The reasons for having one side better than the other isn’t because you are left or right-handed. It isn’t because one side of your brain is bigger than the other. It’s because at some point in your riding you had an incident that, at a sub conscious level, has given you a fear induced Survival Reaction to that side. Maybe you had a crash on that side; maybe it was on your pushbike when you were seven years old. Maybe you had a bad experience trying to turn one way when you were learning to ride. The incidents that could create this reaction are numerous and far reaching.

The results of your ‘fear’ of one side or the other can create a couple of tangible results:

We try and keep our body and head more upright on the weaker side than on the strong side. This in effect makes us a bad passenger on the bike and the bike reacts to this. Liken it if you will to the difference between the good and bad pillion rider. One goes with the bike, the other tries to stay upright.

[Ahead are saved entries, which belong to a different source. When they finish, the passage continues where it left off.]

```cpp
template <int HD>
__device__ __forceinline__ void attn_store_tile(op16_t* T, const f32x16 (&acc)[HD / 32], op16_t* gblock, size_t gstride, int rows_left, int lane) {
    constexpr int LD = AttLd<HD>::v, C8 = HD / 8;
    const int half = lane >> 5, l31 = lane & 31;
#pragma unroll
    for (int nb = 0; nb < HD / 32; nb++)
#pragma unroll
        for (int g = 0; g < 4; g++)
            *reinterpret_cast<uint2*>(T + l31 * LD + nb * 32 + 8 * g + 4 * half) =
                make_uint2(pack2op(acc[nb][g * 4 + 0], acc[nb][g * 4 + 1]), pack2op(acc[nb][g * 4 + 2], acc[nb][g * 4 + 3]));
#pragma unroll
    for (int it = 0; it < C8 / 2; it++) {
        const int idx = lane + 64 * it, row = idx / C8, chunk = idx % C8;
        const uint4 v = *reinterpret_cast<const uint4*>(T + row * LD + chunk * 8);
        if (row < rows_left) *reinterpret_cast<uint4*>(gblock + (size_t)row * gstride + chunk * 8) = v;
    }
}

template <int HD, bool CAUSAL, bool DROP, int NBLK, int OCC, int DR = 32>
__global__ __launch_bounds__(256, OCC) void k_attn_bwd_fused(const op16_t* __restrict__ qkv, const op16_t* __restrict__ dout, const op16_t* __restrict__ o,
                                                             const float* __restrict__ lse, int B, int S, int H, float scale,
                                                             op16_t* __restrict__ dqkv, Drop drop = Drop()) {
    constexpr int KK = HD / 16, NB = HD / 32, LD = AttLd<HD>::v;
    constexpr bool SPARE = LD >= HD + 32;
    constexpr int LT = SPARE ? LD : 32;
    __shared__ __attribute__((aligned(16))) op16_t ksm[4][32 * LD];
    __shared__ __attribute__((aligned(16))) op16_t qsm[4][32 * LD];
    __shared__ __attribute__((aligned(16))) op16_t dsm[4][32 * LD];
    static_assert(DR == 32 || (!SPARE && NBLK == 1), "the short dS^T tile is for the single-block form with its own tile");
    __shared__ __attribute__((aligned(16))) op16_t dtx[SPARE ? 1 : 4][SPARE ? 8 : DR * 32];
    __shared__ __attribute__((aligned(16))) float ldsm[4][NBLK][64];
    const int lane = threadIdx.x & 63, wave = threadIdx.x >> 6;
    const int item = blockIdx.x * 4 + wave;
    if (item >= B * H) return;
    const int h = item % H, b = item / H;
    const int D = H * HD;
    const size_t rs = (size_t)3 * D;
    const op16_t* base = qkv + (size_t)b * S * rs + h * HD;
    const op16_t* dbase = dout + (size_t)b * S * D + h * HD;
    const op16_t* obase = o + (size_t)b * S * D + h * HD;
    const float* lrow = lse + ((size_t)b * H + h) * S;
    const int half = lane >> 5, l31 = lane & 31;
    const int coff = half * 8;
    op16_t* dtm = SPARE ? ksm[wave] + HD : dtx[SPARE ? 0 : wave];

    op16x8 qf[KK], dof[KK], kf[KK], vf[KK];
    auto load_q = [&](int i) {
        const int q = i * 32 + l31, qc = min(q, S - 1);
#pragma unroll
        for (int kk = 0; kk < KK; kk++) {
            qf[kk] = load_frag(base + (size_t)qc * rs + kk * 16 + coff, q < S);
            dof[kk] = load_frag(dbase + (size_t)qc * D + kk * 16 + coff, q < S);
        }
    };
    auto load_k = [&](int j) {
        const int key = j * 32 + l31, kc = min(key, S - 1);
#pragma unroll
        for (int kk = 0; kk < KK; kk++) {
            kf[kk] = load_frag(base + D + (size_t)kc * rs + kk * 16 + coff, key < S);
            vf[kk] = load_frag(base + 2 * D + (size_t)kc * rs + kk * 16 + coff, key < S);
        }
    };
    load_k(0);
    load_q(0);
#pragma unroll
    for (int i = 0; i < NBLK; i++) {
        const int q = i * 32 + l31, qc = min(q, S - 1);
        float acc = 0.f;
#pragma unroll
        for (int kk = 0; kk < KK; kk++) {
            const op16x8 df = load_frag(dbase + (size_t)qc * D + kk * 16 + coff, q < S);
            const op16x8 of = load_frag(obase + (size_t)qc * D + kk * 16 + coff, q < S);
            float x[8], y[8];
            unpack8(__builtin_bit_cast(uint4, df), x);
            unpack8(__builtin_bit_cast(uint4, of), y);
#pragma unroll
            for (int e = 0; e < 8; e++) acc += x[e] * y[e];
        }
        acc += __shfl_xor(acc, 32, 64);
        ldsm[wave][i][lane] = half ? acc : lrow[qc];
    }
    f32x16 dq[NBLK][NB];

#pragma unroll
    for (int j = 0; j < NBLK; j++) {
        const int key = j * 32 + l31;
#pragma unroll
        for (int kk = 0; kk < KK; kk++) *reinterpret_cast<op16x8*>(ksm[wave] + l31 * LD + kk * 16 + coff) = kf[kk];
        f32x16 dk[NB], dv[NB];
#pragma unroll
        for (int nb = 0; nb < NB; nb++)
#pragma unroll
            for (int r = 0; r < 16; r++) { dk[nb][r] = 0.f; dv[nb][r] = 0.f; }
#pragma unroll
        for (int i = 0; i < NBLK; i++) {
            if (CAUSAL && i < j) continue;
            const int ifirst = CAUSAL ? j : 0;
            if (!(j > 0 && i == ifirst && i == NBLK - 1)) {
#pragma unroll
                for (int kk = 0; kk < KK; kk++) {
                    *reinterpret_cast<op16x8*>(qsm[wave] + l31 * LD + kk * 16 + coff) = qf[kk];
                    *reinterpret_cast<op16x8*>(dsm[wave] + l31 * LD + kk * 16 + coff) = dof[kk];
                }
            }
            f32x16 s, dp;
#pragma unroll
            for (int r = 0; r < 16; r++) { s[r] = 0.f; dp[r] = 0.f; }
#pragma unroll
            for (int kk = 0; kk < KK; kk++) {
                s = CC_MFMA_32x32x16(qf[kk], kf[kk], s);
                dp = CC_MFMA_32x32x16(dof[kk], vf[kk], dp);
            }
            if (i + 1 < NBLK) {
                load_q(i + 1);
            } else if (j + 1 < NBLK) {
                const int ni = CAUSAL ? j + 1 : 0;
                if (ni != i) load_q(ni);
                load_k(j + 1);
            }
            if (j == 0) {
#pragma unroll
                for (int nb = 0; nb < NB; nb++)
#pragma unroll
                    for (int r = 0; r < 16; r++) dq[i][nb][r] = 0.f;
            }
            float p[16], ds[16];
#pragma unroll
            for (int g4 = 0; g4 < 4; g4++) {
                const float4 lq = *reinterpret_cast<const float4*>(&ldsm[wave][i][4 * half + 8 * g4]);
                const float4 dl = *reinterpret_cast<const float4*>(&ldsm[wave][i][32 + 4 * half + 8 * g4]);
                const float lqa[4] = {lq.x, lq.y, lq.z, lq.w}, dla[4] = {dl.x, dl.y, dl.z, dl.w};
#pragma unroll
                for (int e = 0; e < 4; e++) {
                    const int r = g4 * 4 + e;
                    const int qr = i * 32 + c_row(r, half);
                    const bool ok = qr < S && key < S && (!CAUSAL || key <= qr);
                    p[r] = ok ? __expf(s[r] * scale - lqa[e]) : 0.f;
                    if (DROP) {
                        const float mk = drop_mul(drop, attn_drop_idx(b, H, h, S, min(qr, S - 1), min(key, S - 1)));
                        ds[r] = p[r] * (mk * dp[r] - dla[e]) * scale;
                        p[r] *= mk;
                    } else {
                        ds[r] = p[r] * (dp[r] - dla[e]) * scale;
                    }
                }
            }
            const op16x8 pf[2] = {pack_frag(p), pack_frag(p + 8)};
            const op16x8 dsf[2] = {pack_frag(ds), pack_frag(ds + 8)};
            if (DR == 32 || l31 < DR) {
#pragma unroll
                for (int t = 0; t < 2; t++) {
                    const uint4 w = __builtin_bit_cast(uint4, dsf[t]);
                    *reinterpret_cast<uint2*>(dtm + l31 * LT + 16 * t + 4 * half) = make_uint2(w.x, w.y);
                    *reinterpret_cast<uint2*>(dtm + l31 * LT + 16 * t + 8 + 4 * half) = make_uint2(w.z, w.w);
                }
            }
#pragma unroll
            for (int t = 0; t < 2; t++)
#pragma unroll
                for (int nb = 0; nb < NB; nb++) {
                    dv[nb] = CC_MFMA_32x32x16(frag_tr<HD>(dsm[wave], nb, t, lane), pf[t], dv[nb]);
                    dk[nb] = CC_MFMA_32x32x16(frag_tr<HD>(qsm[wave], nb, t, lane), dsf[t], dk[nb]);
                }
// ... 828 lines not shown
```

Baseline: 22000 samples/s.

## Add per-head paired causal attention forward kernel for short sequences

```diff
diff --git a/clipcap_amd/csrc/attention.hip b/clipcap_amd/csrc/attention.hip
--- a/clipcap_amd/csrc/attention.hip
+++ b/clipcap_amd/csrc/attention.hip
@@ -1,6 +1,33 @@
 #include "kernels.h"
 
 namespace CC_NS {
+
+#ifndef CC_ATTN_ABL
+#define CC_ATTN_ABL 0
+#endif
+#if CC_ATTN_ABL
+__device__ __forceinline__ unsigned abl_zero() { unsigned z; asm volatile("v_mov_b32 %0, 0" : "=v"(z)); return z; }
+#endif
+__device__ __forceinline__ uint4 attn_ld16(const op16_t* p) {
+#if CC_ATTN_ABL & 1
+    (void)p;
+    return make_uint4(abl_zero(), abl_zero(), abl_zero(), abl_zero());
+#else
+    return *reinterpret_cast<const uint4*>(p);
+#endif
+}
+#if CC_ATTN_ABL & 1
+#define CC_ATTN_LD16(p) attn_ld16(p)
+#else
+#define CC_ATTN_LD16(p) (*reinterpret_cast<const uint4*>(p))
+#endif
+__device__ __forceinline__ bool attn_st_on() {
+#if CC_ATTN_ABL & 4
+    return abl_zero() != 0;
+#else
+    return true;
+#endif
+}
 
 __device__ __forceinline__ void load_head_rows(float* dst, int hdp, const act_t* src, size_t ld, int S, int hd) {
     const int c8n = hd >> 3;
@@ -128,11 +155,25 @@
 #pragma unroll
     for (int n = 0; n < N; n++) acc_zero(a[n]);
 }
+#if CC_ATTN_ABL & 2
+__device__ __forceinline__ f32x16 abl_mfma(op16x8 a, op16x8 b, f32x16 c) {
+    const uint4 x = __builtin_bit_cast(uint4, a), y = __builtin_bit_cast(uint4, b);
+    c[0] += __uint_as_float((x.x ^ x.y ^ x.z ^ x.w ^ y.x ^ y.y ^ y.z ^ y.w) & 0x3fffffffu);
+    return c;
+}
+#undef CC_MFMA_32x32x16
+#define CC_MFMA_32x32x16(a, b, c) abl_mfma(a, b, c)
+#define __expf(x) (x)
+#endif
 __device__ __forceinline__ op16x8 pack_frag(const float* p) {
     return __builtin_bit_cast(op16x8, make_uint4(pack2op(p[0], p[1]), pack2op(p[2], p[3]), pack2op(p[4], p[5]), pack2op(p[6], p[7])));
 }
 __device__ __forceinline__ op16x8 load_frag(const op16_t* row_ptr, bool ok) {
+#if CC_ATTN_ABL & 1
+    uint4 v = attn_ld16(row_ptr);
+#else
     uint4 v = *reinterpret_cast<const uint4*>(row_ptr);
+#endif
     if (!ok) v = make_uint4(0, 0, 0, 0);
     return __builtin_bit_cast(op16x8, v);
 }
@@ -156,11 +197,16 @@
     constexpr int LD = AttLd<HD>::v;
     const int half = lane >> 5, j = lane & 15, dsub = (lane >> 4) & 1;
     const op16_t* p = blk + (16 * t + 4 * half + (j >> 2)) * LD + nb * 32 + 16 * dsub + 4 * (j & 3);
+#if CC_ATTN_ABL & 8
+    (void)p;
+    return __builtin_bit_cast(op16x8, make_uint4(abl_zero(), abl_zero(), abl_zero(), abl_zero()));
+#else
     const s16x4_t lo = __builtin_amdgcn_ds_read_tr16_b64_v4i16((lp_t)p);
     const s16x4_t hi = __builtin_amdgcn_ds_read_tr16_b64_v4i16((lp_t)(p + 8 * LD));
     typedef __attribute__((ext_vector_type(8))) short s16x8_t;
     const s16x8_t v = {lo[0], lo[1], lo[2], lo[3], hi[0], hi[1], hi[2], hi[3]};
     return __builtin_bit_cast(op16x8, v);
+#endif
 }
 
 #if CC_OP == 2
@@ -549,6 +595,122 @@
 #endif
 
 #if CC_OP != 2
+template <int HD>
+__device__ __forceinline__ void attn_store_tile(op16_t* T, const f32x16 (&acc)[HD / 32], op16_t* gblock, size_t gstride, int rows_left, int lane) {
+    constexpr int LD = AttLd<HD>::v, C8 = HD / 8;
+    const int half = lane >> 5, l31 = lane & 31;
+#pragma unroll
+    for (int nb = 0; nb < HD / 32; nb++)
+#pragma unroll
+        for (int g = 0; g < 4; g++)
+            *reinterpret_cast<uint2*>(T + l31 * LD + nb * 32 + 8 * g + 4 * half) =
+                make_uint2(pack2op(acc[nb][g * 4 + 0], acc[nb][g * 4 + 1]), pack2op(acc[nb][g * 4 + 2], acc[nb][g * 4 + 3]));
+#pragma unroll
+    for (int it = 0; it < C8 / 2; it++) {
+        const int idx = lane + 64 * it, row = idx / C8, chunk = idx % C8;
+        const uint4 v = *reinterpret_cast<const uint4*>(T + row * LD + chunk * 8);
+#if CC_ATTN_ABL & 4
+        if (row < rows_left && abl_zero() != 0)
+#else
+        if (row < rows_left)
+#endif
+            *reinterpret_cast<uint4*>(gblock + (size_t)row * gstride + chunk * 8) = v;
+    }
+}
+
+template <int HD> struct AttnFwd {
+    static constexpr int KK = HD / 16, NB = HD / 32, C8 = HD / 8, NV = HD / 16, LD = AttLd<HD>::v;
+};
+template <int HD>
+__device__ __forceinline__ void attn_fwd_fetch(const op16_t* base, int D, size_t rs, int S, int kb, int lane, uint4 (&kd)[HD / 16], uint4 (&vd)[HD / 16]) {
+    typedef AttnFwd<HD> G;
+    const int key = kb * 32 + (lane & 31), half = lane >> 5;
+#pragma unroll
+    for (int kk = 0; kk < G::KK; kk++) {
+        kd[kk] = attn_ld16(base + D + (size_t)min(key, S - 1) * rs + kk * 16 + half * 8);
+        if (key >= S) kd[kk] = make_uint4(0, 0, 0, 0);
+    }
+#pragma unroll
+    for (int c = 0; c < G::NV; c++) {
+        const int idx = lane + 64 * c;
+        const int vk = idx / G::C8, vc = idx % G::C8;
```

We don’t steer as well on the weaker side. We steer slower on our weaker side giving us a different arc through the turn than we would like and therefore not getting to the place we would like to be at the apex or exit of the turn.

Thankfully we can do something about this as we understand the Survival Reactions associated with a weaker side. You are either not at one (going with) the bike in the first case or not steering the bike because of stiff arms in the second.

The Cures:

First you need to identify which of or both of the problems you have with your weaker side.

Solution 1. Relax your inside arm. Get some bend into that inside arm so that, in turn, it will bring your upper body forward and in line with the bike.

Solution 2. To steer the bike well on both sides you need to be pushing through the bars not down on the bars. This means you need to get your arms parallel to the ground when you steer. This is the most efficient way of getting the bike to turn. Make sure your arms are in the same position for left AND right turns.